Have we not all wondered how invested was Mitch McConnell in chastising Elizabeth Warren, rather than simply intimidating Senate Democrats?
As Jon Chait notes, the Senate's Rule 19 -- a prohibition against senators attributing "to other senators any conduct or motive unworthy or unbecoming a senator" -- is a "selectively enforced" rule, which further means it's capriciously applied, thus in the hands of Republicans, more likely to be abused. Such potential abuse hit a high point in McConnell's application of Rule 19 to Sen. Warren and her reading of a 1986, anti-Jeff Sessions letter by Coretta Scott King.
That reading, declared the majority leader, "impugned the motives and conduct" of Mr. Sessions, which, of course, any anti-anybody letter would have done. ("The rule," adds Chait, is not only a "slightly absurd imposition of etiquette designed to protect the swollen senatorial ego," but more importantly, it's an offense against logic. How else to argue Session's unworthiness than to argue his unworthiness?)

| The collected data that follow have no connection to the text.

#pragma unroll
    for (int blk = 0; blk < (VCNF_ABL == 5 ? 0 : NBLK); ++blk) {
      const int base = L::BLK0 + blk * L::BLK;
      floatx16 t[2];
      VCNF_HIDDEN_COMPUTE(t)
      { VCNF_T(5) VCNF_SYNC(); VCNF_T(15) }
      VCNF_LOAD_HIDDEN(base + L::WB, 2 + blk * NBV)
      half8 wch, wcl;
      floatx16 gate[2], gbias;
      if (C > 0) {
        wch = __builtin_bit_cast(half8, wload(wr, voff, 4 * (base + L::WC + (rp * 2 + 0) * 256)));
        wcl = __builtin_bit_cast(half8, wload(wr, voff, 4 * (base + L::WC + (rp * 2 + 1) * 256)));
        VCNF_LOAD_BIAS16(gbias, 3 + blk * NBV)
      }
      VCNF_PUBLISH(t, true)
      { VCNF_T(6) VCNF_SYNC(); VCNF_T(15) }
      VCNF_HIDDEN_COMPUTE(t)
      if (C > 0 && VCNF_ABL != 6) {
#pragma unroll
        for (int j = 0; j < 2; ++j) {
          const half8 bh = __builtin_bit_cast(half8, ctxf[((2 * ch + j) * 2 + 0) * 64 + lane]);
          const half8 bl = __builtin_bit_cast(half8, ctxf[((2 * ch + j) * 2 + 1) * 64 + lane]);
          floatx16 corr = {}, corr2 = {};
          gate[j] = mfma32h(wch, bh, gbias);
          corr = mfma32h(wch, bl, corr);
          corr = mfma32h(wcl, bh, corr);
          corr2 = mfma32h(wcl, bl, corr2);
#pragma unroll
          for (int r = 0; r < 16; ++r) gate[j][r] = fmaf(fmaf(corr2[r], kLoUnscale, corr[r]), kLoUnscale, gate[j][r]);
        }
      }
      { VCNF_T(5) VCNF_SYNC(); VCNF_T(15) }
      if (blk + 1 < NBLK) {
        VCNF_LOAD_HIDDEN(base + L::BLK + L::WA, 1 + (blk + 1) * NBV)
      }
      if (C > 0 && VCNF_ABL != 6) {
#pragma unroll
        for (int j = 0; j < 2; ++j) {
#pragma unroll
          for (int r = 0; r < 16; ++r) {
            const float sg = hw_rcp(1.f + hw_exp2(-gate[j][r]));
            h[j][r] = fmaf(t[j][r], sg, h[j][r]);
          }
        }
      } else {
#pragma unroll
        for (int j = 0; j < 2; ++j) h[j] += t[j];
      }
      if (blk + 1 < NBLK) {
        VCNF_PUBLISH(h, true)
      } else {
        VCNF_PUBLISH(h, false)
      }
      { VCNF_T(7) VCNF_SYNC(); VCNF_T(15) }
    }
    if (ch == 0) { VCNF_T(14) VCNF_SYNC(); VCNF_T(17) }
#undef VCNF_HIDDEN_COMPUTE
#undef VCNF_READ_B
#undef VCNF_LOAD_HIDDEN
#undef VCNF_PUBLISH

    half8 fhi[NTH], flo[NTH];
#pragma unroll
    for (int t = 0; t < NTH; ++t) {
      fhi[t] = __builtin_bit_cast(half8, act_hi[(t * NCB + rp) * 64 + lane]);
      flo[t] = __builtin_bit_cast(half8, act_lo[(t * NCB + rp) * 64 + lane]);
    }
    float ld_acc = 0.f;
    uint4* win = act + ch * GFRAG;
    const int gtid = tid & 255;
    constexpr int NSTG = GFRAG / 256;
    static_assert(GFRAG % 256 == 0, "whole fragments per thread");
#define VCNF_STAGE_DMA(G)                                                                 \
  _Pragma("unroll") for (int k = 0; k < NSTG; ++k)                                        \
    dma16_to_lds(wr, win + (gtid & ~63) + k * 256, gtid * 16, 4 * (L::WF + (G) * (4 * GFRAG) + k * 1024));
    floatx16 pa[3];
#define VCNF_LOAD_BIASF(G)                                                                \
  _Pragma("unroll") for (int b = 0; b < 3; ++b) {                                         \
    _Pragma("unroll") for (int i_ = 0; i_ < 4; ++i_) {                                    \
      const floatx4 b4_ = *reinterpret_cast<const floatx4*>(bplane + (G) * 48 + 16 * b + 4 * i_); \
      pa[b][4 * i_ + 0] = b4_[0]; pa[b][4 * i_ + 1] = b4_[1]; pa[b][4 * i_ + 2] = b4_[2]; pa[b][4 * i_ + 3] = b4_[3]; \
    }                                                                                     \
  }
    VCNF_LOAD_BIASF(ch)
    { VCNF_T(8) VCNF_SYNC(); VCNF_T(15) }
    VCNF_STAGE_DMA(ch)
    wait_vector_memory();
    { VCNF_T(9) VCNF_SYNC(); VCNF_T(15) }
    if (ch == 1) { VCNF_T(14) VCNF_SYNC(); VCNF_T(18) }
    for (int rnd = 0; rnd < (VCNF_ABL == 3 ? 0 : NR); ++rnd) {
      const int g = 2 * rnd + ch;
      float* px[2];
      float xin[2];
#pragma unroll
      for (int f2 = 0; f2 < 2; ++f2) {
        px[f2] = xt + (rp * 32 + c32) * XS + tfi[4 * g + 2 * kg + f2];
        xin[f2] = *px[f2];
      }
      {
        half8 wh[RING], wl[RING];
        floatx16 corr;
#define VCNF_READ_W(T)                                                                    \
  {                                                                                       \
    wh[(T) % RING] = __builtin_bit_cast(half8, win[((T) * 2 + 0) * 64 + lane]);           \
    wl[(T) % RING] = __builtin_bit_cast(half8, win[((T) * 2 + 1) * 64 + lane]);           \
  }
#pragma unroll
        for (int u = 0; u < VCNF_AHEAD; ++u) {
          VCNF_READ_W(u)
        }
#pragma unroll
        for (int u = 0; u < 3 * NTH; ++u) {
          const int b = u >> 3, t = u & 7;
          if (u + VCNF_AHEAD < 3 * NTH) {
            VCNF_READ_W(u + VCNF_AHEAD)
          }
          if (t == 0) corr = floatx16{};
          pa[b] = mfma32h(wh[u % RING], fhi[t], pa[b]);
          corr = mfma32h(wh[u % RING], flo[t], corr);
          corr = mfma32h(wl[u % RING], fhi[t], corr);
          if (t == NTH - 1) {
#pragma unroll
            for (int r = 0; r < 16; ++r) pa[b][r] = fmaf(corr[r], kLoUnscale, pa[b][r]);
          }
        }
        __builtin_amdgcn_sched_group_barrier(0x100, 2 * VCNF_AHEAD, 0);
#pragma unroll
        for (int u = 0; u + VCNF_AHEAD < 3 * NTH; ++u) {
          __builtin_amdgcn_sched_group_barrier(0x100, 2, 0);
          __builtin_amdgcn_sched_group_barrier(0x008, 3, 0);
        }
        __builtin_amdgcn_sched_group_barrier(0x008, 3 * VCNF_AHEAD, 0);
#undef VCNF_READ_W
      }
      { VCNF_T(10) VCNF_SYNC(); VCNF_T(15) }
      {
        const bool more = rnd + 1 < NR;
        if (!more) {
          VCNF_PREFETCH_ROWS(tile + gridDim.x)
        }
        if (more && VCNF_ABL != 2) {
          VCNF_STAGE_DMA(g + 2)
        }
        float yv[2], lad[2];
#pragma unroll
        for (int f2 = 0; f2 < 2; ++f2) {
          float lg[P];
#pragma unroll
          for (int tl = 0; tl < P; ++tl) lg[tl] = pa[(24 * f2 + tl) >> 4][(24 * f2 + tl) & 15];
          rqs_lean_eval<8, INV>(xin[f2], lg, lc, yv[f2], lad[f2], bad);
        }
        *px[0] = yv[0];
        *px[1] = yv[1];
        ld_acc += lad[0] + lad[1];
        if (more) {
          VCNF_LOAD_BIASF(g + 2)
        }
      }
      if (rnd + 1 < NR && VCNF_ABL != 2) wait_vector_memory();
      { VCNF_T(11) VCNF_SYNC(); VCNF_T(15) }
    }
    if (ch == 0) { VCNF_T(14) VCNF_SYNC(); VCNF_T(19) }
#undef VCNF_PREFETCH_ROWS
#undef VCNF_STAGE_DMA
#undef VCNF_LOAD_BIASF

    ld_acc += __shfl_xor(ld_acc, 32, 64);
    if (ch == 1 && kg == 0) ldt[rp * 32 + c32] += ld_acc;
    if (satm > 65504.f) *tflag = 1;
    { VCNF_T(12) VCNF_SYNC(); VCNF_T(15) }
    const bool over = *tflag != 0;
    if (tid == 0 && over && a.sat) atomicAdd(a.sat, 1);
    if (a.redo && tid < kTile / kFusedFlagRows && b0 + tid * kFusedFlagRows < a.B)
      a.redo[tile * (kTile / kFusedFlagRows) + tid] = over ? 1 : 0;
    if (over && a.redo) continue;
    if (ch == 0 && kg == 0) {
      const int mrow = rp * 32 + c32;
      if (mrow < rows) {
        const float o = a.ld_sign * (ld_acc + ldt[mrow]);
        a.logdet[b0 + mrow] = a.ld_mode ? a.logdet[b0 + mrow] + o : o;
      }
    }
    {
      constexpr int D4 = D / 4;
      float4* dst = reinterpret_cast<float4*>(a.y) + b0 * D4;
      for (int i = tid; i < rows * D4; i += kBlock) {
        const int r = i / D4, o = i - r * D4;
        dst[i] = *reinterpret_cast<const float4*>(xt + r * XS + 4 * o);
      }
    }
  }
#if VCNF_TIME
  VCNF_T(13)
  if (blockIdx.x == 0 && (tid & 255) == 0 && tstamps) {
    float* ts = tstamps + (tid >> 8) * kTimeSlots;
    for (int i = 0; i < 20; ++i) ts[i] = (float)tacc[i];
    ts[20] = (float)(clock64() - tstart);
    ts[21] = (float)(wall_clock64() - rstart);
    ts[22] = (float)((ntiles - blockIdx.x + gridDim.x - 1) / gridDim.x);
  }
#endif
  if (INV && a.bad && bad) atomicAdd(a.bad, 1);
}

Nonetheless, McConnell made his point, which to me seemed less a verbal blast against Warren's "etiquette" than a pronounced warning delivered to all Senate Democrats. From now on the Dems are to keep a civil tongue, Republicans will be defining civility, and the latter, naturally, can say whatever they like. In the hands of the GOP, Rule 19 is much like the Donald Trump rule of "debate." (I'd point you to it, but there isn't one.)

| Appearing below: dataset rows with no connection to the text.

extern "C" int eagcn_pad16(int w) { return pad16(w); }
extern "C" int eagcn_layer_fp(const eagcn_layer_params* p) { return view_cols(p).off[p->K]; }
extern "C" int eagcn_layer_out_ld(const eagcn_layer_params* p) {
    return p->structure == EAGCN_STRUCT_CONCATE ? eagcn_layer_fp(p) : pad16(p->width[0]);
}
extern "C" size_t eagcn_layer_packed_bytes(const eagcn_batch* b, const eagcn_layer_params* p) {
    return carve_packed(nullptr, layer_dims(b, p), nullptr);
}
extern "C" size_t eagcn_layer_fwd_scratch_bytes(const eagcn_batch* b, const eagcn_layer_params* p) {
    return carve_layer(nullptr, b, layer_dims(b, p), false, nullptr);
}
extern "C" size_t eagcn_layer_bwd_scratch_bytes(const eagcn_batch* b, const eagcn_layer_params* p) {
    return carve_layer(nullptr, b, layer_dims(b, p), true, nullptr);
}

static bool layer_reads_planes_only(const eagcn_batch* b, const eagcn_layer_params* p) {
    void* const some = reinterpret_cast<void*>(static_cast<uintptr_t>(4096));
    eagcn_layer_bufs w{};
    w.x_planes = static_cast<const uint16_t*>(some); w.P = static_cast<float*>(some); w.scratch = some;
    PlanAsk ask;
    ask.has_dx = true;
    const LayerRoute r = plan_layer(b, p, &w, ask);
    return planes_only_enabled() && r.fwd_prod == FWD_PLANES && r.bwd_prod == BWD_PLANES_PAIR;
}

extern "C" int eagcn_layer_route(const eagcn_batch* b, const eagcn_layer_params* p, const eagcn_layer_bufs* w, int has_dx,
                                 int mol_grad, int input_only, int has_drain_out, int32_t out[16]) {
    int rc = check_layer(b, p, "eagcn_layer_route");
    if (rc) return rc;
    EAGCN_CHECK_ARG(w && out, "eagcn_layer_route: null argument");
    rc = check_reserved_null(w->aux_stream, "eagcn_layer_route", "eagcn_layer_bufs.aux_stream");
    if (rc) return rc;
    PlanAsk ask;
    ask.has_dx = has_dx != 0; ask.mol_grad = mol_grad != 0; ask.input_only = input_only != 0; ask.has_drain_out = has_drain_out != 0;
    const LayerRoute r = plan_layer(b, p, w, ask);
    const int32_t v[16] = {(int32_t)r.fwd_prod, r.fwd_split_x, (int32_t)r.fwd_agg, (int32_t)r.bwd_agg, (int32_t)r.bn2, r.rows_first, r.rows_late, r.store_dh, (int32_t)r.edge,
                           r.edge_atomic, (int32_t)r.bwd_prod, r.bwd_split_x, r.defer_drain,
                           layer_reads_planes_only(b, p), 0, 0};
    memcpy(out, v, sizeof(v));
    return EAGCN_OK;
}

static int clear_handoff_flags(const eagcn_layer_bufs* w, void* stream) {
    if (!(w && w->scratch && w->scratch_bytes >= gemm3_workspace_bytes())) return EAGCN_OK;
    return gemm3_clear_flags(w->scratch, w->scratch_bytes, (hipStream_t)stream);
}
static int plan_checked(const eagcn_batch* b, const eagcn_layer_params* p, const eagcn_layer_bufs* w, const PlanAsk& ask, const char* who,
                        LayerRoute* r) {
    const int rc = check_layer(b, p, who);
    if (rc) return rc;
    EAGCN_CHECK_ARG(w, "%s: null buffer", who);
    *r = plan_layer(b, p, w, ask);
    return EAGCN_OK;
}
extern "C" int eagcn_layer_forward(const eagcn_batch* b, const eagcn_layer_params* p, const eagcn_layer_bufs* w,
                                   void* stream) {
    EAGCN_CHECK_GEMM3("eagcn_layer_forward");
    LayerRoute r;
    int rc = check_reserved_null(w ? w->aux_stream : nullptr, "eagcn_layer_forward", "eagcn_layer_bufs.aux_stream");
    if (!rc) rc = plan_checked(b, p, w, PlanAsk{}, "eagcn_layer_forward", &r);
    if (!rc) rc = clear_handoff_flags(w, stream);
    return rc ? rc : layer_forward_impl(b, p, w, stream, r, false);
}

int eagcn::pack_params_all(const eagcn_batch* b, const eagcn_layer_params* const* ps, void* const* packed,
                           const size_t* packed_bytes, int n, void* stream, const ZeroJob* zj, const HandOff* ho) {
    hipStream_t s = (hipStream_t)stream;
    EAGCN_CHECK_ARG(n >= 1 && n <= 4, "pack_params_all: 1..4 layers");
    PackJob jobs[4];
    size_t wmax = 0;
    for (int l = 0; l < 4; ++l) {
        const int ll = l < n ? l : n - 1;
        int rc = check_layer(b, ps[ll], "eagcn_model_forward");
        if (rc) return rc;
        const LayerDims d = layer_dims(b, ps[ll]);
        Packed pk;
        const size_t pneed = carve_packed(packed[ll], d, &pk);
        if (pneed > packed_bytes[ll]) {
            set_error("pack_params_all: packed buffer of layer %d too small (%zu < %zu)", ll, packed_bytes[ll], pneed);
            return EAGCN_ERR_SCRATCH;
        }
        jobs[l].pp = param_ptrs(b, ps[ll]); jobs[l].vc = d.vc; jobs[l].in = make_colmap(&ps[ll]->in);
        jobs[l].ld_in = d.ld_in; jobs[l].fp = d.fp;
        jobs[l].Wcat = pk.Wcat; jobs[l].WcatT = pk.WcatT; jobs[l].colp = pk.colp; jobs[l].sig = pk.sig; jobs[l].rsig = pk.rsig;
        jobs[l].wp = BxOut{d.np ? pk.Wp : nullptr, d.wpslab, d.np, d.ld_in};
        jobs[l].wtp = BxOut{d.np ? pk.WTp : nullptr, d.wtpslab, d.np, d.fp};
        if (l < n) wmax = std::max(wmax, d.wslab);
    }
    PackJobs pj{jobs[0], jobs[1], jobs[2], jobs[3]};
    ProfScope ps_(PROF_PACK, s);
    const ZeroJob none{nullptr, 0, nullptr, 0};
    const HandOff noho{nullptr, nullptr, nullptr, 0};
    pack_params_multi_kernel<<<dim3(ew_grid(wmax), n), 256, 0, s>>>(pj, zj ? *zj : none, ho ? *ho : noho);
    EAGCN_LAUNCH_CHECK();
    return EAGCN_OK;
}

#define EAGCN_BY_SLABS(n, kernel, ...) do { if ((n) > 64) kernel<64><<<cdiv(d.fp, 4), 256, 0, s>>>(__VA_ARGS__); \
                                            else kernel<16><<<cdiv(d.fp, 16), 256, 0, s>>>(__VA_ARGS__); } while (0)

int eagcn::layer_forward_impl(const eagcn_batch* b, const eagcn_layer_params* p, const eagcn_layer_bufs* w,
                              void* stream, const LayerRoute& r, bool prepacked, bool skip_apply, bool planes_only) {
    hipStream_t s = (hipStream_t)stream;
    int rc = check_layer(b, p, "eagcn_layer_forward");
    if (rc) return rc;
    EAGCN_CHECK_ARG(w && w->bn && w->xout && w->pad_row && w->scratch, "eagcn_layer_forward: null buffer");
    EAGCN_CHECK_ARG(b->T == 0 || ((w->x || w->x_planes) && w->P && w->Y && w->rscale), "eagcn_layer_forward: null activation buffer");
    EAGCN_CHECK_ARG(!planes_only || (w->xout_planes && gemm_planes()), "eagcn_layer_forward: planes-only output without plane images");
    const LayerDims d = layer_dims(b, p);
    LayerScratch sc;
    rc = carve_checked(b, w, d, false, &sc, "eagcn_layer_forward");
    if (rc) return rc;
    const ParamPtrs pp = param_ptrs(b, p);
    EAGCN_CHECK_ARG(!prepacked || w->packed, "eagcn_layer_forward: prepacked parameters need the packed block");
    if (!prepacked) launch_pack_params(pp, d, make_colmap(&p->in), sc.pk, s);
    EAGCN_LAUNCH_CHECK();
    int nslab = 0, tiles_per_wg = agg_ksplit(b) ? 1 : 4;
    if (b->T > 0) {
        const double gemm_work = layer_gemm_work(b, p, d);
        const LayerOperands o = layer_operands(w, sc, nullptr);
        const Fp32Products gq = layer_fp32_products(b, d, o, gemm_work);
        if (r.fwd_prod == FWD_REFUSED) {
            set_error("eagcn_layer_forward: the input exists as plane images only and the plane product does not apply");
            return EAGCN_ERR_ARG;
        }
        if (r.fwd_split_x) {
            rc = launch_bx3_split(w->x, b->T, b->meta + EAGCN_META_T, d.ld_in, sc.xp, bx_plane_elems(b->T, d.ld_in), b->T, d.np, s);
            if (rc) return rc;
        }
        switch (r.fwd_prod) {
        case FWD_PLANES: {
            const BxProb bp = layer_plane_products(b, d, o).bp;
            rc = launch_bx3(bp, nullptr, d.np, s, gemm_work, PROF_GEMM, bx3_pick_wide(bp, nullptr, b->t_hint));
            break;
        }
        case FWD_BALANCED: rc = launch_gemm3(gq.gp, nullptr, sc.gws, gemm3_workspace_bytes(), s); break;
        default: rc = launch_gemm(gq.gt, s); break;
        }
        if (rc) return rc;
        AggArgs a;
        a.bt = *b; a.vc = d.vc; a.src = w->P; a.lds = d.fp; a.dst = w->Y; a.ldd = d.fp;
        a.sig = sc.pk.sig; a.rsig = sc.pk.rsig; a.rscale = w->rscale; a.stats = sc.stats; a.nchunk = 1;
        if (r.fwd_agg == AGG_LAGG) {
            rc = launch_lagg_fwd(a, s);
            nslab = lagg_slabs(b);
            tiles_per_wg = -1;
        } else {
            rc = launch_agg(a, false, s);
            nslab = d.gx;
        }
        if (rc) return rc;
    }
    const double M = (double)b->B * (double)b->N;
    {
        ProfScope psbn(PROF_BN, s);
        const bool sync = w->stats_hook && p->training;
        if (sync) {
            EAGCN_BY_SLABS(nslab, bn_stats_sum_kernel, sc.stats, nslab, d.fp, M, sc.gsum, b->meta, 1, tiles_per_wg, 0, b->B);
            EAGCN_LAUNCH_CHECK();
            if (w->stats_hook(sc.gsum, 2 * d.fp + 1, stream, w->stats_user)) {
                set_error("eagcn_layer_forward: the sync-BatchNorm all-reduce hook failed");
                return EAGCN_ERR_HIP;
            }
            nslab = 1;
        }
        EAGCN_BY_SLABS(nslab, bn_finalize_kernel, sync ? sc.gsum : sc.stats, nslab, d.fp, M, p->training, p->bn_eps, p->bn_momentum, sc.pk.colp,
                       pp, d.vc, w->bn, b->meta, sync ? 0 : tiles_per_wg, b->B, sync ? sc.gsum + 2 * d.fp : nullptr);
        EAGCN_LAUNCH_CHECK();
    }
    if (skip_apply) return EAGCN_OK;
    return apply_launch(b, p, w, d, sc.pk.colp, s, planes_only);
}

static int g_top_bn_sums = !env_flag("EAGCN_TOP_BN_SUMS", true) ? 0 : env_int("EAGCN_TOP_BN_SUMS", 1) == 2 ? 2 : 1;
bool eagcn::top_bn_sums_enabled() { return g_top_bn_sums != 0; }
bool eagcn::top_bn_gather_enabled() { return g_top_bn_sums == 1; }
extern "C" int eagcn_set_top_bn_sums(int on) {
    const int old = g_top_bn_sums;
    g_top_bn_sums = on == 2 ? 2 : on ? 1 : 0;
    return old;
}
extern "C" long eagcn_hidden_bn_sums_taken(int reset) {
    const long n = g_hidden_bn_taken;
    if (reset) g_hidden_bn_taken = 0;
    return n;
}
extern "C" int eagcn_set_hidden_bn_sums(int on) {
    const int old = g_hidden_bn_sums;
    g_hidden_bn_sums = on ? 1 : 0;
    return old;
}
extern "C" long eagcn_first_layer_fused_taken(int reset) {
    const long n = g_first_layer_fused_taken;
    if (reset) g_first_layer_fused_taken = 0;
    return n;
}
extern "C" void eagcn_first_layer_fused_last(int32_t out[3]) { memcpy(out, g_first_layer_fused_last, sizeof(g_first_layer_fused_last)); }
extern "C" int eagcn_set_first_layer_fused(int on) {
    const int old = g_first_layer_fused;
    g_first_layer_fused = on ? 1 : 0;
    return old;
}
int eagcn::layer_apply_impl(const eagcn_batch* b, const eagcn_layer_params* p, const eagcn_layer_bufs* w, void* stream) {
    EAGCN_CHECK_ARG(b && p && w && w->bn && w->xout && w->pad_row && w->packed, "layer_apply: null buffer");
    const LayerDims d = layer_dims(b, p);
    Packed pk;
    EAGCN_CHECK_ARG(carve_packed(w->packed, d, &pk) <= w->packed_bytes, "layer_apply: packed buffer too small");
    return apply_launch(b, p, w, d, pk.colp, (hipStream_t)stream);
}

static void launch_bn_bwd_pass(bool apply, bool wt, bool dg, bool dr, dim3 grid, const BwdArgs& ba, hipStream_t s) {
#define EAGCN_BWD(W, G, D) do { if (apply) bn_bwd_reduce_kernel<W, G, D, true><<<grid, 256, 0, s>>>(ba); \
                                else bn_bwd_reduce_kernel<W, G, D, false><<<grid, 256, 0, s>>>(ba); } while (0)
    if (wt) { if (dg) { if (dr) EAGCN_BWD(true, true, true); else EAGCN_BWD(true, true, false); }
              else    { if (dr) EAGCN_BWD(true, false, true); else EAGCN_BWD(true, false, false); } }
    else    { if (dg) { if (dr) EAGCN_BWD(false, true, true); else EAGCN_BWD(false, true, false); }
              else    { if (dr) EAGCN_BWD(false, false, true); else EAGCN_BWD(false, false, false); } }
#undef EAGCN_BWD
}

extern "C" int eagcn_layer_backward(const eagcn_batch* b, const eagcn_layer_params* p, const eagcn_layer_bufs* w,
                                    const float* dxout, const float* dpad_row, float* dx,
                                    const eagcn_layer_grads* g, void* stream) {
    EAGCN_CHECK_GEMM3("eagcn_layer_backward");
    LayerRoute r;
    int rc = check_reserved_null(w ? w->aux_stream : nullptr, "eagcn_layer_backward", "eagcn_layer_bufs.aux_stream");
    PlanAsk ask;
    ask.has_dx = dx != nullptr;
    if (!rc) rc = plan_checked(b, p, w, ask, "eagcn_layer_backward", &r);
    if (!rc) rc = clear_handoff_flags(w, stream);
    return rc ? rc : layer_backward_impl(b, p, w, dxout, dpad_row, dx, g, stream, r);
}

namespace {
struct LayerBwd {
    const eagcn_batch* b; const eagcn_layer_params* p; const eagcn_layer_bufs* w;
    const float* dxout; const float* dpad_row; LayerBwdOpts o;
    LayerDims d; LayerScratch sc; LayerRoute r; ParamPtrs pp; GradPtrs gp; ColMapD in;
    hipStream_t s;
    bool wt, dg; DropArgs drop; double gemm_work;
    int nsplit = 0, xk_G = 0;
    bool bx_slabs = false;
    int bx_per = 0;
};
}

static GradPtrs grad_ptrs(const eagcn_layer_params* p, const eagcn_layer_grads* g, const LayerDims& d, float* discard) {
    GradPtrs gp;
    memset(&gp, 0, sizeof(gp));
    for (int k = 0; k < p->K; ++k) {
        if (discard) {
            gp.dgamma[k] = discard + d.vc.off[k];
            gp.dbeta[k] = discard + d.fp + d.vc.off[k];
            gp.dbias[k] = discard + 2 * d.fp + d.vc.off[k];
        } else {
            gp.dW[k] = g->dW[k]; gp.dbias[k] = g->dbias[k]; gp.dgamma[k] = g->dgamma[k]; gp.dbeta[k] = g->dbeta[k];
            gp.datt_w[k] = g->datt_w[k]; gp.dself_r[k] = g->dself_r[k];
        }
    }
    gp.dave_w = p->structure != EAGCN_STRUCT_WEIGHTED ? nullptr : discard ? discard + 3 * d.fp : g->dave_w;
    return gp;
}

Chait goes on to note the similarity between McConnell's invocation of Rule 19 and the House's "gag rule" of the 19th century, which "backfired," as censorship generally does. The older gag rule accomplished little more than exposing slavocracy's argumentational weaknesses; if the South could win a debate against the North only by shutting down debate, well, there you go. "Mitch McConnell’s gag rule on Elizabeth Warren," concludes Chait, "will likely have the same effect." What's more, McConnell's censorship "has given the opposition a platform, and a cause."
Did the crafty majority leader anticipate this? Of course he did. Did he, does he, care? That I doubt. For now, McConnell's only interest lies in intimidating Democrats on the Senate floor -- in effect, shutting them down, and out. On the House side, and in similar performance, there are the virtual dictatorships of Paul Ryan and Jason Chaffetz. And then there's the king of intimidation, the so-called president of the United States.
Ultimately? Undisputed one-party rule. That's the goal. But that will go the way of the 19th century's gag rule, assuming the American public has retained its hostility toward censorship.